Лебеди, плавающие в прудах, неожиданно забеспокоились – что-то их встревожило. Мослаков поднял голову – в бездонном белесом-белесом небе парил крупный орел. Мослаков вскинул руку, прицелился в орла указательным пальцем и громко щелкнул языком.
Лебеди, хрипло курлыча и задирая головы, – вдруг орел камнем рухнет на них – поплыли к берегу, на котором стояли люди, под их прикрытие.
– А вдруг он нападет на них? Такое может быть? – спросила Ира.

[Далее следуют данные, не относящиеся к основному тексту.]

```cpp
__device__ __forceinline__ void interp_c8_body(const float *__restrict__ x, long x_bs, char *__restrict__ dst, long dst_bs,
                                               int C, int H, int W, int Ho, int Wo, float sy, float sx, int Wp, long plane,
                                               int ch0, float scale, int bx, int oy, int bz) {
    const int ox = bx * 128 + threadIdx.x;
    const int g = bz % ((C + 7) / 8), b = bz / ((C + 7) / 8);
    if (ox >= Wo) return;
    const float fy = __fmul_rn(sy, (float)oy);
    const int y0 = (int)fy;
    const int y1 = y0 + (y0 < H - 1 ? 1 : 0);
    const float ly1 = __fsub_rn(fy, (float)y0), ly0 = __fsub_rn(1.0f, ly1);
    const float fx = __fmul_rn(sx, (float)ox);
    const int x0 = (int)fx;
    const int x1 = x0 + (x0 < W - 1 ? 1 : 0);
    const float lx1 = __fsub_rn(fx, (float)x0), lx0 = __fsub_rn(1.0f, lx1);
    const float *xb = x + (long)b * x_bs;
    float a0[8], a1[8], b0[8], b1[8];
#pragma unroll
    for (int k = 0; k < 8; ++k) {
        const int c = g * 8 + k;
        const float *p = xb + (long)(c < C ? c : C - 1) * H * W;
        a0[k] = p[(long)y0 * W + x0]; a1[k] = p[(long)y0 * W + x1];
        b0[k] = p[(long)y1 * W + x0]; b1[k] = p[(long)y1 * W + x1];
    }
    float v[8];
#pragma unroll
    for (int k = 0; k < 8; ++k) {
        const float top = __fadd_rn(__fmul_rn(lx0, a0[k]), __fmul_rn(lx1, a1[k]));
        const float bot = __fadd_rn(__fmul_rn(lx0, b0[k]), __fmul_rn(lx1, b1[k]));
        v[k] = g * 8 + k < C ? __fadd_rn(__fmul_rn(ly0, top), __fmul_rn(ly1, bot)) : 0.0f;
    }
    rs_store_c8(dst + (long)b * dst_bs + (long)((ch0 >> 3) + g) * 2 * plane + ((long)(oy + 1) * Wp + (ox + 1)) * 16, plane, v, scale);
}

__global__ __launch_bounds__(128) void pool2x_c8_kernel(const float *__restrict__ x, long x_bs, char *__restrict__ dst, long dst_bs,
                                                        int C, int H, int W, int Ho, int Wo, int Wp, long plane, int ch0, float scale) {
    pool2x_c8_body(x, x_bs, dst, dst_bs, C, H, W, Ho, Wo, Wp, plane, ch0, scale, blockIdx.x, blockIdx.y, blockIdx.z);
}

__global__ __launch_bounds__(128) void interp_c8_kernel(const float *__restrict__ x, long x_bs, char *__restrict__ dst, long dst_bs,
                                                        int C, int H, int W, int Ho, int Wo, float sy, float sx, int Wp, long plane,
                                                        int ch0, float scale) {
    interp_c8_body(x, x_bs, dst, dst_bs, C, H, W, Ho, Wo, sy, sx, Wp, plane, ch0, scale, blockIdx.x, blockIdx.y, blockIdx.z);
}

struct RsJob {
    const float *x; long x_bs;
    char *dst; long dst_bs;
    int C, H, W, Ho, Wo, Wp; long plane; int ch0; float scale;
    float sy, sx;
    int kind;
    int nbx, nby;
};
struct RsPair { RsJob j[2]; };

__global__ __launch_bounds__(128) void resample_pair_c8_kernel(RsPair a, int nb0) {
    const bool second = (int)blockIdx.x >= nb0;
    const RsJob &j = a.j[second ? 1 : 0];
    int id = (int)blockIdx.x - (second ? nb0 : 0);
    const int bx = id % j.nbx; id /= j.nbx;
    const int oy = id % j.nby, bz = id / j.nby;
    if (j.kind == 0) pool2x_c8_body(j.x, j.x_bs, j.dst, j.dst_bs, j.C, j.H, j.W, j.Ho, j.Wo, j.Wp, j.plane, j.ch0, j.scale, bx, oy, bz);
    else interp_c8_body(j.x, j.x_bs, j.dst, j.dst_bs, j.C, j.H, j.W, j.Ho, j.Wo, j.sy, j.sx, j.Wp, j.plane, j.ch0, j.scale, bx, oy, bz);
}

static int rs_fill(RsJob &j, const dkt_resample_c8_job *d, long &blocks) {
    if (!d || !d->x || !d->dst) return DKT_E_NULL;
    if (d->B <= 0 || d->C <= 0 || d->H <= 0 || d->W <= 0 || (d->ch0 & 7) || !(d->scale > 0.0f)) return DKT_E_SHAPE;
    if (d->kind != 0 && d->kind != 1) return DKT_E_UNSUPPORTED;
    j.x = d->x; j.x_bs = d->x_bstride; j.dst = (char *)d->dst; j.dst_bs = d->dst_bstride_bytes;
    j.C = d->C; j.H = d->H; j.W = d->W; j.ch0 = d->ch0; j.scale = d->scale; j.kind = d->kind;
    if (d->kind == 0) {
        j.Ho = (d->H - 1) / 2 + 1; j.Wo = (d->W - 1) / 2 + 1;
        j.sy = j.sx = 0.0f;
    } else {
        if (d->Ho <= 0 || d->Wo <= 0) return DKT_E_SHAPE;
        j.Ho = d->Ho; j.Wo = d->Wo;
        j.sy = j.Ho > 1 ? (float)(d->H - 1) / (float)(j.Ho - 1) : 0.0f;
        j.sx = j.Wo > 1 ? (float)(d->W - 1) / (float)(j.Wo - 1) : 0.0f;
    }
    int Hp, Wp;
    dkt_act_c8_dims(j.Ho, j.Wo, &Hp, &Wp);
    j.Wp = Wp; j.plane = (long)Hp * Wp * 16;
    j.nbx = (j.Wo + 127) / 128; j.nby = j.Ho;
    blocks = (long)j.nbx * j.nby * d->B * ((d->C + 7) / 8);
    return DKT_OK;
}

extern "C" int dkt_resample_pair_c8(const dkt_resample_c8_job *job0, const dkt_resample_c8_job *job1, int device, void *stream) {
    RsPair a;
    long n0 = 0, n1 = 0;
    int rc = rs_fill(a.j[0], job0, n0);
    if (rc != DKT_OK) return rc;
    rc = rs_fill(a.j[1], job1, n1);
    if (rc != DKT_OK) return rc;
    if (n0 + n1 > 0x7fffffffL) return DKT_E_SHAPE;
    DKT_ENTER(device);
    hipLaunchKernelGGL(resample_pair_c8_kernel, dim3((unsigned)(n0 + n1)), dim3(128), 0, (hipStream_t)stream, a, (int)n0);
    return dkt_launch_status();
}

extern "C" int dkt_pool2x_c8(const float *x, long x_bstride, void *dst, long dst_bstride_bytes, int B, int C, int H, int W,
                             int ch0, float scale, int device, void *stream) {
    if (!x || !dst) return DKT_E_NULL;
    if (B <= 0 || C <= 0 || H <= 0 || W <= 0 || (ch0 & 7) || !(scale > 0.0f)) return DKT_E_SHAPE;
    const int Ho = (H - 1) / 2 + 1, Wo = (W - 1) / 2 + 1;
    int Hp, Wp;
    dkt_act_c8_dims(Ho, Wo, &Hp, &Wp);
    const long gz = (long)B * ((C + 7) / 8);
    if (gz > 65535 || Ho > 65535) return DKT_E_SHAPE;
    DKT_ENTER(device);
    hipLaunchKernelGGL(pool2x_c8_kernel, dim3((unsigned)((Wo + 127) / 128), (unsigned)Ho, (unsigned)gz), dim3(128), 0, (hipStream_t)stream,
                       x, x_bstride, (char *)dst, dst_bstride_bytes, C, H, W, Ho, Wo, Wp, (long)Hp * Wp * 16, ch0, scale);
    return dkt_launch_status();
}

extern "C" int dkt_interp_c8(const float *x, long x_bstride, void *dst, long dst_bstride_bytes, int B, int C, int H, int W,
                             int Ho, int Wo, int ch0, float scale, int device, void *stream) {
    if (!x || !dst) return DKT_E_NULL;
    if (B <= 0 || C <= 0 || H <= 0 || W <= 0 || Ho <= 0 || Wo <= 0 || (ch0 & 7) || !(scale > 0.0f)) return DKT_E_SHAPE;
    int Hp, Wp;
    dkt_act_c8_dims(Ho, Wo, &Hp, &Wp);
    const long gz = (long)B * ((C + 7) / 8);
    if (gz > 65535 || Ho > 65535) return DKT_E_SHAPE;
    const float sy = Ho > 1 ? (float)(H - 1) / (float)(Ho - 1) : 0.0f;
    const float sx = Wo > 1 ? (float)(W - 1) / (float)(Wo - 1) : 0.0f;
    DKT_ENTER(device);
    hipLaunchKernelGGL(interp_c8_kernel, dim3((unsigned)((Wo + 127) / 128), (unsigned)Ho, (unsigned)gz), dim3(128), 0, (hipStream_t)stream,
                       x, x_bstride, (char *)dst, dst_bstride_bytes, C, H, W, Ho, Wo, sy, sx, Wp, (long)Hp * Wp * 16, ch0, scale);
    return dkt_launch_status();
}
```

Before: 31.57.

## Stage resample input tiles in LDS with strip-based tiling for pool and interp

```diff
diff --git a/dkt_stereo_amd/csrc/resample_c8.hip b/dkt_stereo_amd/csrc/resample_c8.hip
--- a/dkt_stereo_amd/csrc/resample_c8.hip
+++ b/dkt_stereo_amd/csrc/resample_c8.hip
@@ -20,82 +20,10 @@
     *(uint4 *)(p + plane) = make_uint4(lw[0], lw[1], lw[2], lw[3]);
 }
 
-__device__ __forceinline__ void pool2x_c8_body(const float *__restrict__ x, long x_bs, char *__restrict__ dst, long dst_bs,
-                                               int C, int H, int W, int Ho, int Wo, int Wp, long plane, int ch0, float scale,
-                                               int bx, int oy, int bz) {
-    const int ox = bx * 128 + threadIdx.x;
-    const int g = bz % ((C + 7) / 8), b = bz / ((C + 7) / 8);
-    if (ox >= Wo) return;
-    const float *xb = x + (long)b * x_bs;
-    float v[8];
-#pragma unroll
-    for (int k = 0; k < 8; ++k) {
-        const int c = g * 8 + k;
-        const float *p = xb + (long)(c < C ? c : C - 1) * H * W;
-        float t[9];
-#pragma unroll
-        for (int dy = 0; dy < 3; ++dy) {
-            const int iy = 2 * oy - 1 + dy;
-            const bool yok = iy >= 0 && iy < H;
-#pragma unroll
-            for (int dx = 0; dx < 3; ++dx) {
-                const int ix = 2 * ox - 1 + dx;
-                const bool ok = yok && ix >= 0 && ix < W;
-                const float u = p[(long)(yok ? iy : 0) * W + (ix >= 0 && ix < W ? ix : 0)];
-                t[dy * 3 + dx] = ok ? u : 0.0f;
-            }
-        }
-        float s = 0.0f;
-#pragma unroll
-        for (int i = 0; i < 9; ++i) s = __fadd_rn(s, t[i]);
-        v[k] = c < C ? __fdiv_rn(s, 9.0f) : 0.0f;
-    }
-    rs_store_c8(dst + (long)b * dst_bs + (long)((ch0 >> 3) + g) * 2 * plane + ((long)(oy + 1) * Wp + (ox + 1)) * 16, plane, v, scale);
-}
-
-__device__ __forceinline__ void interp_c8_body(const float *__restrict__ x, long x_bs, char *__restrict__ dst, long dst_bs,
-                                               int C, int H, int W, int Ho, int Wo, float sy, float sx, int Wp, long plane,
-                                               int ch0, float scale, int bx, int oy, int bz) {
-    const int ox = bx * 128 + threadIdx.x;
-    const int g = bz % ((C + 7) / 8), b = bz / ((C + 7) / 8);
-    if (ox >= Wo) return;
-    const float fy = __fmul_rn(sy, (float)oy);
-    const int y0 = (int)fy;
-    const int y1 = y0 + (y0 < H - 1 ? 1 : 0);
-    const float ly1 = __fsub_rn(fy, (float)y0), ly0 = __fsub_rn(1.0f, ly1);
-    const float fx = __fmul_rn(sx, (float)ox);
-    const int x0 = (int)fx;
-    const int x1 = x0 + (x0 < W - 1 ? 1 : 0);
-    const float lx1 = __fsub_rn(fx, (float)x0), lx0 = __fsub_rn(1.0f, lx1);
-    const float *xb = x + (long)b * x_bs;
-    float a0[8], a1[8], b0[8], b1[8];
-#pragma unroll
-    for (int k = 0; k < 8; ++k) {
-        const int c = g * 8 + k;
-        const float *p = xb + (long)(c < C ? c : C - 1) * H * W;
-        a0[k] = p[(long)y0 * W + x0]; a1[k] = p[(long)y0 * W + x1];
-        b0[k] = p[(long)y1 * W + x0]; b1[k] = p[(long)y1 * W + x1];
-    }
-    float v[8];
-#pragma unroll
-    for (int k = 0; k < 8; ++k) {
-        const float top = __fadd_rn(__fmul_rn(lx0, a0[k]), __fmul_rn(lx1, a1[k]));
-        const float bot = __fadd_rn(__fmul_rn(lx0, b0[k]), __fmul_rn(lx1, b1[k]));
-        v[k] = g * 8 + k < C ? __fadd_rn(__fmul_rn(ly0, top), __fmul_rn(ly1, bot)) : 0.0f;
-    }
-    rs_store_c8(dst + (long)b * dst_bs + (long)((ch0 >> 3) + g) * 2 * plane + ((long)(oy + 1) * Wp + (ox + 1)) * 16, plane, v, scale);
-}
-
-__global__ __launch_bounds__(128) void pool2x_c8_kernel(const float *__restrict__ x, long x_bs, char *__restrict__ dst, long dst_bs,
-                                                        int C, int H, int W, int Ho, int Wo, int Wp, long plane, int ch0, float scale) {
-    pool2x_c8_body(x, x_bs, dst, dst_bs, C, H, W, Ho, Wo, Wp, plane, ch0, scale, blockIdx.x, blockIdx.y, blockIdx.z);
-}
-
-__global__ __launch_bounds__(128) void interp_c8_kernel(const float *__restrict__ x, long x_bs, char *__restrict__ dst, long dst_bs,
-                                                        int C, int H, int W, int Ho, int Wo, float sy, float sx, int Wp, long plane,
-                                                        int ch0, float scale) {
-    interp_c8_body(x, x_bs, dst, dst_bs, C, H, W, Ho, Wo, sy, sx, Wp, plane, ch0, scale, blockIdx.x, blockIdx.y, blockIdx.z);
-}
+#define RS_THREADS 256
+#define RS_LDS_FLOATS 6144
+#define RS_MAX_ROWS 8
+#define RS_MAX_ITEMS 768
 
 struct RsJob {
     const float *x; long x_bs;
@@ -104,17 +32,141 @@
     float sy, sx;
     int kind;
     int nbx, nby;
+    int R, XS, pitch;
 };
 struct RsPair { RsJob j[2]; };
 
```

– Никогда не слышал, чтобы орлы нападали на лебедей. Не бывает такого.
– Тогда чего же они боятся?
– Жизни.
Ира неожиданно стремительно прижалась к Мослакову, словно бы прося у него защиты, смуглое лицо ее побледнело, она закусила зубами нижнюю губу.
– Ты чего? – спросил у нее Мослаков. – Испугалась чего?
– Три недели назад в Москве застрелили моего троюродного брата, ни с того ни с сего получил пулю в голову. Случайно попал в уличную разборку и угодил под пистолет. Похоронили. Рева, слез было столько, что Москва-река вышла из берегов.